As described above, in the thermal head according to the present invention, the transparent electrode layer is provided on the transparent insulating substrate, and the photosensitive layer made of a material whose specific resistance decreases during exposure is provided on the transparent electrode layer. A heating means having a heating resistor layer and an electrode layer sequentially provided thereon is provided. Therefore, it is possible to eliminate the need to form with high precision the heating elements that are separated from each other and have the array density corresponding to the recording density, and the individual electrodes that define the heating elements, and it is possible to significantly improve the manufacturing yield. In addition, a drive circuit element to which a predetermined number of heating elements separated from each other are connected is not required, and the number of parts can be significantly reduced and the configuration can be downsized.

[Brief description of drawings]

FIG. 1 is a system diagram of a thermal head 11 according to an embodiment of the present invention.

FIG. 2 is a sectional view of a thermal head 11.

FIG. 3 is a graph illustrating characteristics of a photosensitive layer 14.

FIG. 4 is a system diagram showing a configuration of another embodiment of the present invention.

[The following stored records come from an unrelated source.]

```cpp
size_t fpc_batchnorm_scratch_floats(int P, int C);
int fpc_batchnorm_fwd(const float* x, const float* res, const float* gamma, const float* beta, float* running_mean,
                      float* running_var, float* y, float* stats, float* part, int P, int C, float eps, float momentum, int relu,
                      fpc_stream_t stream);
int fpc_batchnorm_bwd(const float* x, const float* y, const float* dy, const float* gamma, const float* stats, float* dx,
                      float* dres, float* dgamma, float* dbeta, float* part, int P, int C, int relu, fpc_stream_t stream);
int fpc_batchnorm_act_fwd(const float* x, const float* res, const float* gamma, const float* beta, float* running_mean,
                          float* running_var, float* y, float* stats, float* part, int P, int C, float eps, float momentum, int act,
                          fpc_stream_t stream);
int fpc_batchnorm_act_bwd(const float* x, const float* y, const float* dy, const float* gamma, const float* stats, float* dx,
                          float* dres, float* dgamma, float* dbeta, float* part, int P, int C, int act, fpc_stream_t stream);

#ifdef __cplusplus
}
#endif
#endif
```

Baseline: 2779.

## Share overlapping x-columns across Winograd tile fragments in packed h3 kernel

Adds an x-shared fragment map to the packed/transposed Winograd h3 convolution. Adjacent tiles reuse overlapping input columns, so each thread loads and transforms 6 input vectors per step instead of 8. This cuts LDS reads and FMAs in the inner loop. The output staging offsets are remapped to match. The path is enabled by default when the width rule holds, and the old row-split map stays selectable through new plan codes and a net setter.

```diff
diff --git a/fastposecnn_amd/_native.py b/fastposecnn_amd/_native.py
--- a/fastposecnn_amd/_native.py
+++ b/fastposecnn_amd/_native.py
@@ -104,6 +104,12 @@
     "fpc_net_set_wino_pack": (_i, [_vp, _i]),
     "fpc_net_set_wino_orient": (_i, [_vp, _i]),
     "fpc_wino_orient_geometry": (_i, [_i, _i, _i, _i, _i, _i, ctypes.POINTER(_i64)]),
+    "fpc_wino_xshare_rule": (_i, [_i]),
+    "fpc_net_set_wino_xshare": (_i, [_vp, _i]),
+    "fpc_wino_tile_frag": (_i, [_i, _i, _i, _i, ctypes.POINTER(_i64)]),
+    "fpc_wino_tile_slot": (_i, [_i] * 11 + [ctypes.POINTER(_i64)]),
+    "fpc_wino_tile_zrun": (_i, [_i, _i, _i, _i, _i, _i, ctypes.POINTER(_i64)]),
+    "fpc_wino_tile_zread": (_i, [_i, _i, _i, _i, _i, ctypes.POINTER(_i64)]),
     "fpc_wino_recip": (_i, [ctypes.c_uint32, ctypes.POINTER(_i64)]),
     "fpc_wino_decode": (_i, [_i, _i, _i, _i, _i, _i, _i, ctypes.POINTER(_i64)]),
     "fpc_net_wino_blocks": (_i64, [_vp]),
diff --git a/fastposecnn_amd/csrc/conv2d.hip b/fastposecnn_amd/csrc/conv2d.hip
--- a/fastposecnn_amd/csrc/conv2d.hip
+++ b/fastposecnn_amd/csrc/conv2d.hip
@@ -41,6 +41,33 @@
     const WinoDecode d = wino_decode(Cout, groups, tbx, tby, W, B, pack);
     const WinoRecip r[7] = {d.nnb, d.groups, d.tbx, d.tby, d.per, d.tbxl, d.tcw};
     for (int i = 0; i < 7; ++i) { out14[2 * i] = r[i].m; out14[2 * i + 1] = r[i].sh; }
+    return FPC_OK;
+}
+
+extern "C" int fpc_wino_xshare_rule(int W) { return W >= 1 && wino_xshare_rule(W) ? 1 : 0; }
+extern "C" int fpc_wino_tile_frag(int xshare, int wi, int lane, int pk_ks, int64_t* out17) {
+    long long o[17] = {0};
+    if (!out17 || wino_tile_frag(xshare != 0, wi, lane, pk_ks, o)) return FPC_EINVAL;
+    for (int i = 0; i < 17; ++i) out17[i] = o[i];
+    return FPC_OK;
+}
+extern "C" int fpc_wino_tile_slot(int xshare, int tr, int slot, int y_in0, int x_in0, int H, int W, int Cs, int up, int pk_ks, int pk_two,
+                                  int64_t* out6) {
+    long long o[6];
+    if (!out6 || wino_tile_slot(xshare != 0, tr != 0, slot, y_in0, x_in0, H, W, Cs, up, pk_ks, pk_two, o)) return FPC_EINVAL;
+    for (int i = 0; i < 6; ++i) out6[i] = o[i];
+    return FPC_OK;
+}
+extern "C" int fpc_wino_tile_zrun(int xshare, int wi, int mt, int r, int nt, int cc, int64_t* out3) {
+    long long o[3];
+    if (!out3 || wino_tile_zrun(xshare != 0, wi, mt, r, nt, cc, o)) return FPC_EINVAL;
+    for (int i = 0; i < 3; ++i) out3[i] = o[i];
+    return FPC_OK;
+}
+extern "C" int fpc_wino_tile_zread(int xshare, int t_e, int tp, int cc, int i, int64_t* out1) {
+    long long o[1];
+    if (!out1 || wino_tile_zread(xshare != 0, t_e, tp, cc, i, o)) return FPC_EINVAL;
+    out1[0] = o[0];
     return FPC_OK;
 }
 
@@ -137,6 +164,7 @@
     fill_conv_shape(a, B, c, p, Hi, Wi, Ho, Wo, sb, sh, sw, sc, relu != 0, mode);
     a.wino_pack = rq.pack ? 1 : 0;
     a.wino_orient = rq.orient ? 1 : 0;
+    a.wino_rowsplit = rq.rowsplit ? 1 : 0;
     a.splitk_ws = packed + lay.packed;
     a.p[0] = ConvPtrs{in, packed, out, scale, shift, res, up, gn_part};
     if (lay.tickets) {
diff --git a/fastposecnn_amd/csrc/conv_launch.hip b/fastposecnn_amd/csrc/conv_launch.hip
--- a/fastposecnn_amd/csrc/conv_launch.hip
+++ b/fastposecnn_amd/csrc/conv_launch.hip
@@ -81,6 +81,7 @@
             const WinoPackGeom q = wino_launch_geometry(a.Ho, a.Wo, a.B, a.Cin, a.wino_orient, a.wino_pack && !p.fold, &tr);
             if (q.G > 1 || tr) { w.pack = q.G; w.tbx = q.tbx; w.tby = q.tby; w.pack_rx = q.rx; }
             w.orient = tr ? 1 : 0;
+            w.xshare = ((q.G > 1 || tr) && !a.wino_rowsplit && wino_xshare_rule(tr ? a.Ho : a.Wo)) ? 1 : 0;
             a.wino_blocks = q.patches * (a.Cout / 64) * groups;
         }
         if (p.fold) {
diff --git a/fastposecnn_amd/csrc/conv_plan.hpp b/fastposecnn_amd/csrc/conv_plan.hpp
--- a/fastposecnn_amd/csrc/conv_plan.hpp
+++ b/fastposecnn_amd/csrc/conv_plan.hpp
@@ -182,9 +182,13 @@
 struct WinoGrid { int tbx, tby; int patches() const { return tbx * tby; } };
 inline WinoGrid wino_grid(int form, int H, int W) { return {cdiv(cdiv(W, 2), 8), cdiv(cdiv(H, 2), kWinoForms[form].waves)}; }
 
-struct Conv2dRequest { int nsplit; bool bf3, two_launch; int wino, lat; bool stem; int pw; bool h3, pool, pack, orient; int grp; };
+inline bool wino_xshare_rule(int W) { return (((W + 1) >> 1) & 1) == 0; }
+
+struct Conv2dRequest { int nsplit; bool bf3, two_launch; int wino, lat; bool stem; int pw; bool h3, pool, pack, orient; int grp; bool rowsplit; };
 inline Conv2dRequest decode_plan(int code) {
-    Conv2dRequest r{code, false, false, 0, 0, false, 0, false, false, false, false, 0};
+    Conv2dRequest r{code, false, false, 0, 0, false, 0, false, false, false, false, 0, false};
+    if (code == FPC_PLAN_WINO_PACKED_ROWSPLIT) { r.rowsplit = true; code = FPC_PLAN_WINO_PACKED; }
+    if (code == FPC_PLAN_WINO_ORIENT_ROWSPLIT) { r.rowsplit = true; code = FPC_PLAN_WINO_ORIENT; }
     if (code >= FPC_PLAN_GROUPED && code < FPC_PLAN_GROUPED + 1000) { r.grp = code - FPC_PLAN_GROUPED + 1; r.nsplit = 1; return r; }
     if (code == FPC_PLAN_WINO_ORIENT) { r.orient = true; r.nsplit = -kWinoH3; }
     if (code == FPC_PLAN_WINO_PACKED) { r.pack = true; r.nsplit = -kWinoH3; }
diff --git a/fastposecnn_amd/csrc/net.hip b/fastposecnn_amd/csrc/net.hip
--- a/fastposecnn_amd/csrc/net.hip
+++ b/fastposecnn_amd/csrc/net.hip
@@ -41,6 +41,13 @@
     if (!n || on < 0 || on > 1) return FPC_EINVAL;
     if (n->wino_pack != on) drop_graph(n);
     n->wino_pack = on;
+    return FPC_OK;
+}
+
+extern "C" int fpc_net_set_wino_xshare(fpc_net_t* n, int on) {
+    if (!n || on < 0 || on > 1) return FPC_EINVAL;
+    if (n->wino_xshare != on) drop_graph(n);
+    n->wino_xshare = on;
     return FPC_OK;
 }
 
@@ -161,7 +168,7 @@
                     int Wo, long long sb, long long sh, long long sw, long long sc, bool relu, int mode) {
     fill_conv_shape(a, n->B, c, p, Hi, Wi, Ho, Wo, sb, sh, sw, sc, relu, mode);
     a.splitk_ws = n->ws + n->splitk_off; a.zeros = n->ws + n->zeros_off; a.tickets = (int*)(n->ws + n->tickets_off);
-    a.wino_pack = n->wino_pack; a.wino_orient = n->wino_orient;
+    a.wino_pack = n->wino_pack; a.wino_orient = n->wino_orient; a.wino_rowsplit = n->wino_xshare ? 0 : 1;
 }
 
 
diff --git a/fastposecnn_amd/csrc/net_kernels.hpp b/fastposecnn_amd/csrc/net_kernels.hpp
--- a/fastposecnn_amd/csrc/net_kernels.hpp
+++ b/fastposecnn_amd/csrc/net_kernels.hpp
@@ -48,6 +48,7 @@
     long long wino_blocks;
     int wino_pack;
     int wino_orient;
+    int wino_rowsplit;
     int cg;
     const float* grp_w;
 };
@@ -213,6 +214,7 @@
     int fold, Cin2;
     int pack, pack_rx;
     int orient;
+    int xshare;
     WinoDecode dec;
 };
 int launch_conv_wino(const WinoArgs& a, int groups, hipStream_t s);
@@ -232,6 +234,10 @@
 bool wino_orient_rule(int H, int W);
 WinoPackGeom wino_launch_geometry(int H, int W, int B, int Cin, bool orient, bool pack_allow, bool* transposed);
 int launch_wino_pack_h3(const float* w_oihw, float* packed, int Cout, int Cin, bool transpose, hipStream_t s);
+int wino_tile_frag(bool xs, int wi, int lane, int pk_ks, long long* out17);
+int wino_tile_slot(bool xs, bool tr, int slot, int y_in0, int x_in0, int H, int W, int Cs, int up, int pk_ks, int pk_two, long long* out6);
+int wino_tile_zrun(bool xs, int wi, int mt, int r, int nt, int cc, long long* out3);
+int wino_tile_zread(bool xs, int t_e, int tp, int cc, int i, long long* out1);
 int launch_wino_pack_h3_pair(const float* w1, float* packed1, int Cin1, const float* w2, float* packed2, int Cin2, int Cout, bool transpose,
                              hipStream_t s);
 int launch_fold_compose(const float* W, const float* L, const float* bias, float* wc, float* btab, int Cout, int Cmid, int Cin,
diff --git a/fastposecnn_amd/csrc/net_plan.hpp b/fastposecnn_amd/csrc/net_plan.hpp
--- a/fastposecnn_amd/csrc/net_plan.hpp
+++ b/fastposecnn_amd/csrc/net_plan.hpp
@@ -106,6 +106,7 @@
     long long wino_blocks = 0;
     int wino_pack = 1;
     int wino_orient = 1;
+    int wino_xshare = 1;
     std::vector<char> c_tr;
     int split_precision = 0;
     hipGraphExec_t graph_exec = nullptr;
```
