extern "C" int sfk_stem_conv_fwd(const sfk_stem_src* s, const void* w, const sfk_fmap* y, float* stats,
                                 sfk_stream_t stream) {
  if (!w || !sfk_fmap_ok(y)) return SFK_ERR_INVALID;
  StemK k;
  const int st = fill(s, y->c, y->t, y->h, y->w, k);
  if (st != SFK_OK) return st;
  if ((y->ld % 4) || (y->c_off % 4) || (((uintptr_t)y->ptr) & 15) || (((uintptr_t)w) & 15)) return SFK_ERR_UNSUPPORTED;
  k.w = w; k.y = y->ptr; k.yld = y->ld; k.yoff = y->c_off; k.stats = stats; k.dw = nullptr;
  k.ntiles = y->n * y->t * k.tiles_h * k.tiles_w;
  if (y->dtype == SFK_BF16 && s->src_dtype == SFK_BF16 && s->cin == 3 && (s->kt == 5 || s->kt == 3) && y->c <= 8 &&
      s->sw == 1 && (s->w_in % 8) == 0 && !((s->sn | s->sc | s->st | s->sh) & 7) && !(((uintptr_t)s->src) & 15) &&
      stem_src_extent(s, y->n) < (1ll << 32) - 64) {
    k.src_bytes = (uint32_t)stem_src_extent(s, y->n);
    k.y_bytes = 0;
    hipStream_t hs2 = static_cast<hipStream_t>(stream);
    const int nf = s->kt + 1;
    const int lds2 = nf * 3 * F2_PLANE + nf * 6 * 1024 + 8 * 16 * 2 * 4;
    const int tpairs = (k.t_log + 1) / 2;
    const int ppu = tpairs < 8 ? tpairs : 8;
    const int nunits = y->n * k.tiles_h * k.tiles_w * ((tpairs + ppu - 1) / ppu);
    const int grid2 = nunits < 256 ? nunits : 256;
    const bool v3 = (sfk_tune().stem_v3 & 1) != 0 && stem_src_extent(s, y->n) < (1ll << 31) && k.t_log >= 2;
    if (v3) {
      const int nfull = k.t_log / 2, tch = nfull <= ppu ? 1 : (nfull + ppu - 1) / ppu;
      const int nu = y->n * ((y->h + H2_ROWS - 1) / H2_ROWS) * k.tiles_w * tch;
      const int grid4 = nu < 512 ? nu : 512;
      const int lds4 = 4 * 3 * H2_PLANE + nf * 6 * 1024 + 4 * 16 * 2 * 4 + 32 * 4;
      if (s->kt == 5) {
        (void)hipFuncSetAttribute(reinterpret_cast<const void*>(&stem_fwd_v4_kernel<3, 5>), hipFuncAttributeMaxDynamicSharedMemorySize, lds4);
        hipLaunchKernelGGL((stem_fwd_v4_kernel<3, 5>), dim3((unsigned)grid4), dim3(256), lds4, hs2, k, ppu, nu, tch);
      } else {
        (void)hipFuncSetAttribute(reinterpret_cast<const void*>(&stem_fwd_v4_kernel<3, 3>), hipFuncAttributeMaxDynamicSharedMemorySize, lds4);
        hipLaunchKernelGGL((stem_fwd_v4_kernel<3, 3>), dim3((unsigned)grid4), dim3(256), lds4, hs2, k, ppu, nu, tch);
      }
    } else if (s->kt == 5) {
      (void)hipFuncSetAttribute(reinterpret_cast<const void*>(&stem_fwd_v2_kernel<3, 5>), hipFuncAttributeMaxDynamicSharedMemorySize, lds2);
      hipLaunchKernelGGL((stem_fwd_v2_kernel<3, 5>), dim3((unsigned)grid2), dim3(512), lds2, hs2, k, ppu, nunits);
    } else {
      (void)hipFuncSetAttribute(reinterpret_cast<const void*>(&stem_fwd_v2_kernel<3, 3>), hipFuncAttributeMaxDynamicSharedMemorySize, lds2);
      hipLaunchKernelGGL((stem_fwd_v2_kernel<3, 3>), dim3((unsigned)grid2), dim3(512), lds2, hs2, k, ppu, nunits);
    }
    SFK_CHECK_LAUNCH();
    return SFK_OK;
  }
  if ((sfk_tune().stem_v3 & 2) && y->dtype == SFK_BF16 && s->src_dtype == SFK_BF16 && s->cin == 3 && s->kt == 1 && y->c == 64 &&
      s->sw == 1 && (s->w_in % 8) == 0 && !((s->sn | s->sc | s->st | s->sh) & 7) && !(((uintptr_t)s->src) & 15) &&
      !(y->ld % 8) && !(y->c_off % 8) && stem_src_extent(s, y->n) < (1ll << 31) && k.t_log >= 2) {
    k.src_bytes = (uint32_t)stem_src_extent(s, y->n);
    k.y_bytes = 0;
    hipStream_t hs3 = static_cast<hipStream_t>(stream);
    const int ppu = 2;
    const int nfull = k.t_log / 2, tch = nfull <= ppu ? 1 : (nfull + ppu - 1) / ppu;
    const int nu = y->n * ((y->h + H2_ROWS - 1) / H2_ROWS) * k.tiles_w * tch;
    const int grid4 = nu < 512 ? nu : 512;
    const int lds4 = 4 * 3 * H2_PLANE + 24 * 1024 + 4 * 64 * 2 * 4 + 32 * 4;
    (void)hipFuncSetAttribute(reinterpret_cast<const void*>(&stem_fwd_s4_kernel<3>), hipFuncAttributeMaxDynamicSharedMemorySize, lds4);
    hipLaunchKernelGGL((stem_fwd_s4_kernel<3>), dim3((unsigned)grid4), dim3(256), lds4, hs3, k, ppu, nu, tch);
    SFK_CHECK_LAUNCH();
    return SFK_OK;
  }
  hipStream_t hs = static_cast<hipStream_t>(stream);
  return s->src_dtype == SFK_BF16 ? stem_fwd_generic<bf16_t>(k, y, hs) : stem_fwd_generic<float>(k, y, hs);
}

extern "C" int sfk_stem_conv_wgrad(const sfk_stem_src* s, const sfk_fmap* dy, float* dw, sfk_stream_t stream) {
  if (!dw || !sfk_fmap_ok(dy)) return SFK_ERR_INVALID;
  StemK k;
  const int st = fill(s, dy->c, dy->t, dy->h, dy->w, k);
  if (st != SFK_OK) return st;
  if (!sfk_fmap_vec_ok(dy)) return SFK_ERR_UNSUPPORTED;
  k.w = nullptr; k.y = dy->ptr; k.yld = dy->ld; k.yoff = dy->c_off; k.stats = nullptr; k.dw = dw;
  k.ntiles = dy->n * dy->t * k.tiles_h * k.tiles_w;
  hipStream_t hs = static_cast<hipStream_t>(stream);
  if (dy->dtype == SFK_BF16 && s->src_dtype == SFK_BF16 && s->cin == 3 && s->kt <= 5 && dy->c <= 8 && s->sw == 1 &&
      (s->w_in % 8) == 0 && !((s->sn | s->sc | s->st | s->sh) & 7) && !(((uintptr_t)s->src) & 15) &&
      stem_src_extent(s, dy->n) < (1ll << 31) && sfk_fmap_bytes(dy) < (1ll << 31)) {
    k.src_bytes = (uint32_t)stem_src_extent(s, dy->n);
    k.y_bytes = (uint32_t)sfk_fmap_bytes(dy);
    int blocks = 256 * 3;
    if (blocks > k.ntiles) blocks = k.ntiles;
    k.tiles_per_block = (k.ntiles + blocks - 1) / blocks;
    blocks = (k.ntiles + k.tiles_per_block - 1) / k.tiles_per_block;
    blocks = (blocks + 7) & ~7;
    hipLaunchKernelGGL((stem_wgrad_v2_kernel<3>), dim3((unsigned)blocks), dim3(256), 0, hs, k);
    SFK_CHECK_LAUNCH();
    return SFK_OK;
  }
  return s->src_dtype == SFK_BF16 ? stem_wgrad_generic<bf16_t>(k, dy, hs) : stem_wgrad_generic<float>(k, dy, hs);
}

FIG. 5 is a perspective view of a conventional thermal head 1.

[Explanation of symbols]

 11 Thermal Head 12 Transparent Substrate 13 Transparent Electrode Layer 14 Photosensitive Layer 15 Heating Resistor Layer 16 Common Electrode Layer 20 Heating Unit 21 Laser Light Generator 22 Reflector 25 Power Supply 27 Fluorescent Layer 28 Electron Gun

Claims (1)

[Claims] 1. A transparent electrode layer is provided on an electrically insulating transparent substrate, a photosensitive layer made of a material whose specific resistance decreases during exposure is provided on the transparent electrode layer, and a heating resistor layer and an electrode layer are provided on the photosensitive layer. The transparent insulating substrate is selectively irradiated with light to partially lower the specific resistance of the photosensitive layer and selectively between the transparent electrode layer and the electrode layer. A thermal head characterized by being energized for thermal printing.